Несмотря на весьма посредственную внешность, она, в соответствии с тогдашними убеждениями, не пыталась себя приукрасить, избегая преклонения перед кукольным идеалом красоты. Это было незадолго до появления Мадонны, которая полностью изменила представления о том, как должна выглядеть женщина. В словаре Рут сексуальность и доступность были синонимами.
Рут особой сексуальностью не отличалась: среднего роста, волосы коротко, но неаккуратно подстрижены, в уголках глаз уже наметились морщинки, ноги коротковаты. Однако все ее недостатки искупала высокая грудь, которую она по обыкновению прятала под просторными черными свитерами или белыми рубашками навыпуск. Не скрою, я жаждал этих скрытых под одеждой шаров еще и потому, что переживал не лучший период в моих отношениях с женщинами, и чем дольше он продолжался, тем болезненнее становился, а женщины нутром чуют, когда мужчина неуверен в себе. Я и не мечтал, что мне что-нибудь обломится, но льстил себе, полагая, что, если такое вдруг случится, я окажусь на высоте.

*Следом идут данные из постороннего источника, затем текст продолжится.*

int mg_try_nt_big(const uint16_t* A, int lda, const int32_t* rows, int64_t M, int K, const uint16_t* Bm, int ldb, int N,
                  const float* bias, const uint16_t* H, int ldh, const int32_t* h_rows, void* C, int ldc, int c_f32, int epi,
                  hipStream_t st) {
    if (M < 2048 || lda % 64 != 0 || ldb % 64 != 0 || lda > MG_ZERO_ELEMS - 64 || ldb > MG_ZERO_ELEMS - 64) return 0;
    if (N % 128 != 0 || ldc < N || ldc % 8 != 0 || !big16(A) || !big16(Bm) || !big16(C)) return 0;
    if (EPI_IS_GRAD(epi) && (!H || ldh % 8 != 0 || ldh < N)) return 0;
    if (ldc != N || lda < (K + 63) / 64 * 64 || ldb < (K + 63) / 64 * 64) return 0;
    const int ab = g_mg_tuning[MG_TUNE_AB];
    if (ab == 98 && M < 32768) return 0;
    bool wide = (N % 256 == 0);
    if (wide && ab != 97 && (ab == 99 || mg_ceil_div(M, 256) * (N / 256) < 128)) wide = false;
    const int bn = wide ? 256 : 128;
    const int tiles_n = N / bn;
    const int64_t tiles_m = mg_ceil_div(M, 256);
    const int64_t blocks = mg_ceil_div(tiles_m, 8) * 8 * tiles_n;
    if (blocks >= 2147483647LL || tiles_m >= 2147483647LL) return 0;
    const int n_kt = (K + 31) / 32;
    if (!c_f32 && !EPI_IS_GRAD(epi) && n_kt >= 5 && M < 2147483647LL && 32 % tiles_n == 0 && g_mg_tuning[MG_TUNE_FORM] != 6) {
        int64_t g = 256;
        while (mg_ceil_div(blocks, g) > NTP_MAX_TILES(bn)) g += 256;
        if (g > blocks) g = mg_ceil_div(blocks, 8 * tiles_n) * 8 * tiles_n;
        dim3 pgrid((unsigned)g), pblock(512);
#define LAUNCH_NTP(BN_, EPI_, STAG_, BK_) hipLaunchKernelGGL((gemm_nt_persist_kernel<BN_, EPI_, STAG_, BK_>), pgrid, pblock, 0, st, A, lda, rows, M, K, Bm, ldb, N, bias, (uint16_t*)C, ldc, (int)tiles_m, tiles_n, probe)
        const bool deep = g_mg_tuning[MG_TUNE_FORM] != 3;
#ifdef MG_EXPERIMENTS
        const int form = (epi == EPI_BIAS || epi == EPI_BIAS_SIGMOID) ? g_mg_tuning[MG_TUNE_FORM] : 0;
        const int probe = form >= 256 ? form - 256 : form >= 32 ? form - 32 : 0;
        if (wide && (form == 5 || form == 11)) {
            const int pr = form == 11 ? 32 : 0;
            if (epi == EPI_BIAS) hipLaunchKernelGGL((gemm_nt_persist_kernel<256, EPI_BIAS, false, 32, 2>), pgrid, pblock, 0, st, A, lda, rows, M, K, Bm, ldb, N, bias, (uint16_t*)C, ldc, (int)tiles_m, tiles_n, pr);
            else hipLaunchKernelGGL((gemm_nt_persist_kernel<256, EPI_BIAS_SIGMOID, false, 32, 2>), pgrid, pblock, 0, st, A, lda, rows, M, K, Bm, ldb, N, bias, (uint16_t*)C, ldc, (int)tiles_m, tiles_n, pr);
            return 1;
        }
        if (wide && (form == 9 || form == 10 || form == 12 || form == 13)) {
            hipLaunchKernelGGL((gemm_nt_persist_kernel<256, EPI_BIAS_SIGMOID, false, 32, 5>), pgrid, pblock, 0, st, A, lda, rows, M, K, Bm, ldb, N, bias, (uint16_t*)C, ldc, (int)tiles_m, tiles_n, form == 9 ? 16 : form == 10 ? 24 : form == 12 ? 23 : 23 + 64);
            return 1;
        }
        if (wide && form == 2) {
            if (epi == EPI_BIAS) hipLaunchKernelGGL((gemm_nt_persist_kernel<256, EPI_BIAS, false, 32, 1>), pgrid, pblock, 0, st, A, lda, rows, M, K, Bm, ldb, N, bias, (uint16_t*)C, ldc, (int)tiles_m, tiles_n, probe);
            else hipLaunchKernelGGL((gemm_nt_persist_kernel<256, EPI_BIAS_SIGMOID, false, 32, 1>), pgrid, pblock, 0, st, A, lda, rows, M, K, Bm, ldb, N, bias, (uint16_t*)C, ldc, (int)tiles_m, tiles_n, probe);
            return 1;
        }
        if (wide && form == 4) {
            if (epi == EPI_BIAS) LAUNCH_NTP(256, EPI_BIAS, true, 32); else LAUNCH_NTP(256, EPI_BIAS_SIGMOID, true, 32);
            return 1;
        }
#else
        const int probe = 0;
#endif
#define NTP_WIDE(EPI_) LAUNCH_NTP(256, EPI_, false, 32)
#define NTP_DEEP(EPI_) LAUNCH_NTP(128, EPI_, false, 64)
#define NTP_HALF(EPI_) LAUNCH_NTP(128, EPI_, false, 32)
        if (wide) MG_SWITCH_FWD_EPI(epi, NTP_WIDE);
        else if (deep) MG_SWITCH_FWD_EPI(epi, NTP_DEEP);
        else MG_SWITCH_FWD_EPI(epi, NTP_HALF);
#undef NTP_WIDE
#undef NTP_DEEP
#undef NTP_HALF
#undef LAUNCH_NTP
        return 1;
    }
    dim3 grid((unsigned)blocks), block(512);
#define LAUNCH_NT(BN_, EPI_) hipLaunchKernelGGL((gemm_nt_big_kernel<BN_, EPI_>), grid, block, 0, st, A, lda, rows, M, K, Bm, ldb, N, bias, H, ldh, h_rows, C, ldc, (int)tiles_m, tiles_n, c_f32)
#define NT_WIDE(EPI_) LAUNCH_NT(256, EPI_)
#define NT_HALF(EPI_) LAUNCH_NT(128, EPI_)
    if (wide) {
        if (EPI_IS_GRAD(epi)) MG_SWITCH_GRAD_EPI(epi, NT_WIDE);
        else MG_SWITCH_FWD_EPI(epi, NT_WIDE);
    } else {
        if (EPI_IS_GRAD(epi)) MG_SWITCH_GRAD_EPI(epi, NT_HALF);
        else MG_SWITCH_FWD_EPI(epi, NT_HALF);
    }
#undef NT_WIDE
#undef NT_HALF
#undef LAUNCH_NT
    return 1;
// ... 69 lines not shown
            hipLaunchKernelGGL((wgrad_big_rows_kernel<8>), grid, block, 0, st, dY, lddy, dy_rows, A, lda, rows, M, N, K, m_chunk, slab, bslab,
                               sstride, xg);
        return 1;
    }
    const bool ksplit = wgrad_ksplit(M, N, lda);
    dim3 grid((unsigned)((N / 128) * (ksplit ? 2 : 1) * S)), block(512);
    int xcd_group = (rows == nullptr && S % 8 == 0) ? 1 : 0;
    if (g_mg_tuning[MG_TUNE_WGRAD_ORDER] == 1) xcd_group = 0;
    if (g_mg_tuning[MG_TUNE_WGRAD_ORDER] == 2 && S % 8 == 0) xcd_group = 1;
    if (!ksplit && lda == 512 && N % 256 == 0 && g_mg_tuning[MG_TUNE_AB] != 91)
        hipLaunchKernelGGL((wgrad_big_kernel<4, 2>), grid, block, 0, st, dY, lddy, A, lda, rows, M, N, K, m_chunk, slab, bslab, sstride, xcd_group);
    else if (ksplit && lda == 512)
        hipLaunchKernelGGL((wgrad_big_kernel<4>), grid, block, 0, st, dY, lddy, A, lda, rows, M, N, K, m_chunk, slab, bslab, sstride, xcd_group);
    else if (ksplit)
        hipLaunchKernelGGL((wgrad_big_kernel<5>), grid, block, 0, st, dY, lddy, A, lda, rows, M, N, K, m_chunk, slab, bslab, sstride, xcd_group);
    else if (lda == 640 && N % 256 == 0 && g_mg_tuning[MG_TUNE_AB] != 91)
        hipLaunchKernelGGL((wgrad_big_kernel<5, 2>), grid, block, 0, st, dY, lddy, A, lda, rows, M, N, K, m_chunk, slab, bslab, sstride, xcd_group);
    else if (lda == 640)
        hipLaunchKernelGGL((wgrad_big_kernel<10>), grid, block, 0, st, dY, lddy, A, lda, rows, M, N, K, m_chunk, slab, bslab, sstride, xcd_group);
    else
        hipLaunchKernelGGL((wgrad_big_kernel<8>), grid, block, 0, st, dY, lddy, A, lda, rows, M, N, K, m_chunk, slab, bslab, sstride, xcd_group);
    return 1;
}

int mg_launch_phone_front_gemm(const PhoneFrontArgs& pf, const uint16_t* A, int lda, int64_t M, int K, const uint16_t* Bm, int ldb, int N,
                               const float* bias, uint16_t* C, int ldc, int epi, hipStream_t st) {
    if (g_mg_tuning[MG_TUNE_AB] == 66 || g_mg_tuning[MG_TUNE_FORM] != 0) return 0;
    if (M < 2048 || M >= 2147483647LL || lda % 64 != 0 || ldb % 64 != 0 || lda > MG_ZERO_ELEMS - 64 || ldb > MG_ZERO_ELEMS - 64) return 0;
    if (N % 256 != 0 || ldc != N || !big16(A) || !big16(Bm) || !big16(C)) return 0;
    if (lda < (K + 63) / 64 * 64 || ldb < (K + 63) / 64 * 64 || (K + 31) / 32 < 5) return 0;
    if (epi != EPI_BIAS && epi != EPI_BIAS_SIGMOID) return 0;
    const int tiles_n = N / 256;
    if (32 % tiles_n != 0) return 0;
    constexpr int LDS_INTS = ntp_lds_bytes<256, 32, 0>() / 4;
    const int64_t wave_ints_need = phone_front_wave_ints(pf.B, pf.P, pf.T, pf.extra);
    const int wave_ints = (g_mg_tuning[MG_TUNE_AB] != 94 && 8 * wave_ints_need <= LDS_INTS) ? (int)wave_ints_need : 0;
    int bmv = 256;
    if (wave_ints > 0 && g_mg_tuning[MG_TUNE_AB] != 95 && mg_ceil_div(mg_ceil_div(M, 192), 8) * 8 * tiles_n <= 224) bmv = 192;
    const int64_t tiles_m = mg_ceil_div(M, bmv);
    const int64_t blocks = mg_ceil_div(tiles_m, 8) * 8 * tiles_n;
    if (blocks > 224) return 0;
    const int64_t g = mg_ceil_div(blocks, 8 * tiles_n) * 8 * tiles_n;
    const int side = (int)((256 - g) / 8 * 8);
    if (side < 32) return 0;
    if (phone_front_lds_ints(pf.B, pf.P, pf.T, pf.extra) > LDS_INTS) return 0;
    PhoneFrontArgs a = pf;
    a.lds_ints = LDS_INTS;
#ifdef MG_EXPERIMENTS
    if (g_mg_tuning[MG_TUNE_AB] == 67) a.lds_ints = 0;
    if (g_mg_tuning[MG_TUNE_AB] >= 70 && g_mg_tuning[MG_TUNE_AB] < 85) a.probe = g_mg_tuning[MG_TUNE_AB] - 70;
#endif
    dim3 grid((unsigned)(side + g)), block(512);
#define LAUNCH_PFG(EPI_, BMV_, BK_)                                                                                                             \
    hipLaunchKernelGGL((phone_front_gemm_kernel<EPI_, BMV_, 0, BK_>), grid, block, 0, st, (unsigned)side, wave_ints, a, A, lda, M, K, Bm, ldb, N, bias, C, \
                       ldc, (int)tiles_m, tiles_n, wt)
    const int wt = (mg_wt_mask() & MG_WT_FWD) ? 1 : 0;
    const bool deep64 = g_mg_tuning[MG_TUNE_AB] == 88 && lda % 64 == 0 && ldb % 64 == 0;
    if (epi == EPI_BIAS) {
        if (bmv == 192) { if (deep64) LAUNCH_PFG(EPI_BIAS, 192, 64); else LAUNCH_PFG(EPI_BIAS, 192, 32); }
        else { if (deep64) LAUNCH_PFG(EPI_BIAS, 256, 64); else LAUNCH_PFG(EPI_BIAS, 256, 32); }
    } else {
        if (bmv == 192) { if (deep64) LAUNCH_PFG(EPI_BIAS_SIGMOID, 192, 64); else LAUNCH_PFG(EPI_BIAS_SIGMOID, 192, 32); }
        else { if (deep64) LAUNCH_PFG(EPI_BIAS_SIGMOID, 256, 64); else LAUNCH_PFG(EPI_BIAS_SIGMOID, 256, 32); }
    }
#undef LAUNCH_PFG
    return 1;
}

int mg_launch_wgrad_dgrad_pair(const uint16_t* dY, int lddy, const uint16_t* A, int lda, int64_t M, int N, int K, const uint16_t* WT, int ldwt,
                               uint16_t* dX, int lddx, float* slab, int64_t sstride, size_t slab_floats, int* S_out, hipStream_t st,
                               const ExpandReduceArgs* rider, int x3, float* colsum) {
    if (g_mg_tuning[MG_TUNE_AB] == 65) return 0;
    int S = 0, m_chunk = 0;
    const int pl = x3 ? 2 : 1;
    if (x3 && (lddy % 2 || lda % 2 || ldwt % 2 || lddx % 2 || !colsum)) return 0;
    const int lda_p = lda / pl, lddy_p = lddy / pl, ldwt_p = ldwt / pl;
    if (N != 128 || K != 512 || lda_p != 512 || lddx != pl * K || mg_wgrad_big_plan(M, N, K, lda_p, lddy_p, &S, &m_chunk) <= 0) return 0;
    if (lddy_p % 64 != 0 || ldwt_p % 64 != 0 || lddy > MG_ZERO_ELEMS - 64 || ldwt > MG_ZERO_ELEMS - 64 || lddy_p < 128 || ldwt_p < 128) return 0;
    if (!big16(dY) || !big16(A) || !big16(WT) || !big16(dX)) return 0;
    const int tiles_n = K / 256;
    const int64_t tiles_m = mg_ceil_div(M, 256);
    const bool ksplit = wgrad_ksplit(M, N, lda_p);
    const int kt = ksplit ? 2 : 1;
    auto fits = [&](int S_, int chunk_) {
        const int64_t s_real = mg_ceil_div(M, chunk_);
        for (int x = 0; x < 8; ++x) {
            const int64_t nt_x = (tiles_m > x ? mg_ceil_div(tiles_m - x, 8) : 0) * tiles_n;
            int64_t wg_x = 0;
            for (int b = x; b < S_; b += 8) wg_x += b < s_real ? kt : 0;
            if (nt_x + wg_x > 32) return false;
        }
        return true;
    };
    bool found = false;
    for (int cand = S; cand >= 48 / kt && !found; cand -= 8) {
        const int chunk_ = cand == S ? m_chunk : (int)mg_align_up((size_t)mg_ceil_div(M, cand), 32);
        if (chunk_ > WG_ROWS_MAX) break;
        const int S_ = (int)mg_align_up((size_t)mg_ceil_div(M, chunk_), 8);
        if (S_ > S || !fits(S_, chunk_)) continue;
        found = true;
        S = S_;
        m_chunk = chunk_;
    }
    if (!found) return 0;
    if ((size_t)S * (size_t)sstride > slab_floats) return 0;
    const unsigned nt_blocks = (unsigned)(mg_ceil_div(tiles_m, 8) * 8 * tiles_n);
    ExpandReduceArgs xr{};
    int riders = 0;
    if (rider) {
        xr = *rider;
        const int64_t by_frames = mg_ceil_div(xr.M, 2048), by_chunks = mg_ceil_div(mg_ceil_div(xr.n, 16) - xr.first_chunk, 2);
        riders = (int)(by_frames > by_chunks ? by_frames : by_chunks);
        if (riders < 1) riders = 1;
        if (riders > 1024) riders = 1024;
    }
    const int wt = (mg_wt_mask() & MG_WT_PAIR) ? 1 : 0;
    if (x3) {
        if (ksplit)
            hipLaunchKernelGGL((wgrad_dgrad_pair_kernel<4, 256, 1>), dim3((unsigned)(2 * S) + nt_blocks + riders), dim3(512), 0, st, (unsigned)(2 * S),
                               dY, lddy, A, lda, M, N, K, m_chunk, slab, (float*)nullptr, sstride, 1, WT, ldwt, A, lda, (void*)dX, lddx, (int)tiles_m,
                               tiles_n, nt_blocks, xr, riders, colsum, wt);
        else
            hipLaunchKernelGGL((wgrad_dgrad_pair_kernel<8, 256, 1>), dim3((unsigned)S + nt_blocks + riders), dim3(512), 0, st, (unsigned)S, dY, lddy,
                               A, lda, M, N, K, m_chunk, slab, (float*)nullptr, sstride, 1, WT, ldwt, A, lda, (void*)dX, lddx, (int)tiles_m, tiles_n,
                               nt_blocks, xr, riders, colsum, wt);
        *S_out = S;
        return 1;
    }
    if (ksplit)
        hipLaunchKernelGGL((wgrad_dgrad_pair_kernel<4, 256>), dim3((unsigned)(2 * S) + nt_blocks + riders), dim3(512), 0, st, (unsigned)(2 * S), dY,
                           lddy, A, lda, M, N, K, m_chunk, slab, slab + (int64_t)N * K, sstride, 1, WT, ldwt, A, lda, (void*)dX, lddx, (int)tiles_m,
                           tiles_n, nt_blocks, xr, riders, (float*)nullptr, wt);
    else
        hipLaunchKernelGGL((wgrad_dgrad_pair_kernel<8, 256>), dim3((unsigned)S + nt_blocks + riders), dim3(512), 0, st, (unsigned)S, dY, lddy, A, lda,
                           M, N, K, m_chunk, slab, slab + (int64_t)N * K, sstride, 1, WT, ldwt, A, lda, (void*)dX, lddx, (int)tiles_m, tiles_n,
                           nt_blocks, xr, riders, (float*)nullptr, wt);
    *S_out = S;
    return 1;
}

int mg_launch_nt_persist_x3(const PhoneFrontArgs* pf, const uint16_t* A, int lda, int64_t M, int K, const uint16_t* Bm, int ldb, int N,
                            const float* bias, uint16_t* C, int ldc, int epi, hipStream_t st, int* front_rode) {
    if (front_rode) *front_rode = 0;
    if (M < 1 || M >= 2147483647LL || lda % 128 != 0 || ldb % 128 != 0 || lda > MG_ZERO_ELEMS - 64 || ldb > MG_ZERO_ELEMS - 64) return 0;
    const int pa = lda / 2, pb = ldb / 2;
    if (N % 256 != 0 || ldc != 2 * N || !big16(A) || !big16(Bm) || !big16(C)) return 0;
    if (pa < (K + 63) / 64 * 64 || pb < (K + 63) / 64 * 64 || (K + 31) / 32 < 2) return 0;
    if (epi != EPI_BIAS && epi != EPI_BIAS_SIGMOID) return 0;
    const int tiles_n = N / 256;
    if (32 % tiles_n != 0) return 0;
    constexpr int LDS_INTS = ntp_lds_bytes<256, 32, 0>() / 4;
    PhoneFrontArgs a{};
    int side = 0, wave_ints = 0, bmv = 256;
    int64_t g = 0, tiles_m = 0;
    if (pf && g_mg_tuning[MG_TUNE_AB] != 66) {
        const int64_t wave_ints_need = phone_front_wave_ints(pf->B, pf->P, pf->T, pf->extra);
        wave_ints = (8 * wave_ints_need <= LDS_INTS) ? (int)wave_ints_need : 0;
        if (wave_ints > 0 && mg_ceil_div(mg_ceil_div(M, 192), 8) * 8 * tiles_n <= 224) bmv = 192;
        tiles_m = mg_ceil_div(M, bmv);
        const int64_t blocks = mg_ceil_div(tiles_m, 8) * 8 * tiles_n;
        g = mg_ceil_div(blocks, 8 * tiles_n) * 8 * tiles_n;
        side = (int)((256 - g) / 8 * 8);
        if (blocks <= 224 && side >= 32 && phone_front_lds_ints(pf->B, pf->P, pf->T, pf->extra) <= LDS_INTS) {
            a = *pf;
            a.lds_ints = LDS_INTS;
            if (front_rode) *front_rode = 1;
        } else {
            side = 0;
        }
    }
    if (side == 0) {
        bmv = 256;
        wave_ints = 0;
        tiles_m = mg_ceil_div(M, 256);
        const int64_t blocks = mg_ceil_div(tiles_m, 8) * 8 * tiles_n;
        g = 256;
        while (mg_ceil_div(blocks, g) > NTP_MAX_TILES(256)) g += 256;
        if (g > blocks) g = mg_ceil_div(blocks, 8 * tiles_n) * 8 * tiles_n;
    }
    dim3 grid((unsigned)(side + g)), block(512);
#define LAUNCH_PFG3(EPI_, BMV_, X3_, BK_)                                                                                                        \
    hipLaunchKernelGGL((phone_front_gemm_kernel<EPI_, BMV_, X3_, BK_>), grid, block, 0, st, (unsigned)side, wave_ints, a, A, lda, M, K, Bm, ldb, N, bias, C, \
                       ldc, (int)tiles_m, tiles_n, wt)
    const int wt = ((mg_wt_mask() & MG_WT_FWD) && side > 0) ? 1 : 0;
    const int ab3 = g_mg_tuning[MG_TUNE_AB];
    if (ab3 == 87) {
        if (epi == EPI_BIAS) { if (bmv == 192) LAUNCH_PFG3(EPI_BIAS, 192, 1, 64); else LAUNCH_PFG3(EPI_BIAS, 256, 1, 64); }
        else { if (bmv == 192) LAUNCH_PFG3(EPI_BIAS_SIGMOID, 192, 1, 64); else LAUNCH_PFG3(EPI_BIAS_SIGMOID, 256, 1, 64); }
        return 1;
    }
    const bool passes = ab3 == 89;
    if (epi == EPI_BIAS) {
        if (bmv == 192) { if (passes) LAUNCH_PFG3(EPI_BIAS, 192, 1, 32); else LAUNCH_PFG3(EPI_BIAS, 192, 2, 32); }
        else { if (passes) LAUNCH_PFG3(EPI_BIAS, 256, 1, 32); else LAUNCH_PFG3(EPI_BIAS, 256, 2, 32); }
    } else {
        if (bmv == 192) { if (passes) LAUNCH_PFG3(EPI_BIAS_SIGMOID, 192, 1, 32); else LAUNCH_PFG3(EPI_BIAS_SIGMOID, 192, 2, 32); }
        else { if (passes) LAUNCH_PFG3(EPI_BIAS_SIGMOID, 256, 1, 32); else LAUNCH_PFG3(EPI_BIAS_SIGMOID, 256, 2, 32); }
    }
#undef LAUNCH_PFG3
    return 1;
}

Я вообще грешу завышенной самооценкой.
Я не сомневался, что Рут испытывала ко мне такую же неприязнь, как к Тони, а ее неприязнь к Тони можно было заметить невооруженным взглядом. Я, естественно, не слишком лез на рожон и, как всегда, старался приспособиться. Но мне казалось, что, если она так высоко ценила людей с определенной жизненной позицией, имеющих на все свою точку зрения, мой нейтралитет должен был вызывать презрение скорее, чем постоянные — и как я тогда считал, забавные — насмешки Тони над голубыми, над женщинами, над провинциалами, словом, над теми, кто был не из Шепердс-Буш, а точнее, хоть чем-то отличался от Тони. Я не мог похвастаться яркостью личности, а в ее системе координат это было равносильно смертному греху. Но что еще хуже, под ее влиянием я начал думать, что отсутствие собственного мнения — преступление. А у меня действительно не было готового мнения обо всем. Я зачастую подстраиваюсь под других. Но ведь все так делают, разве нет?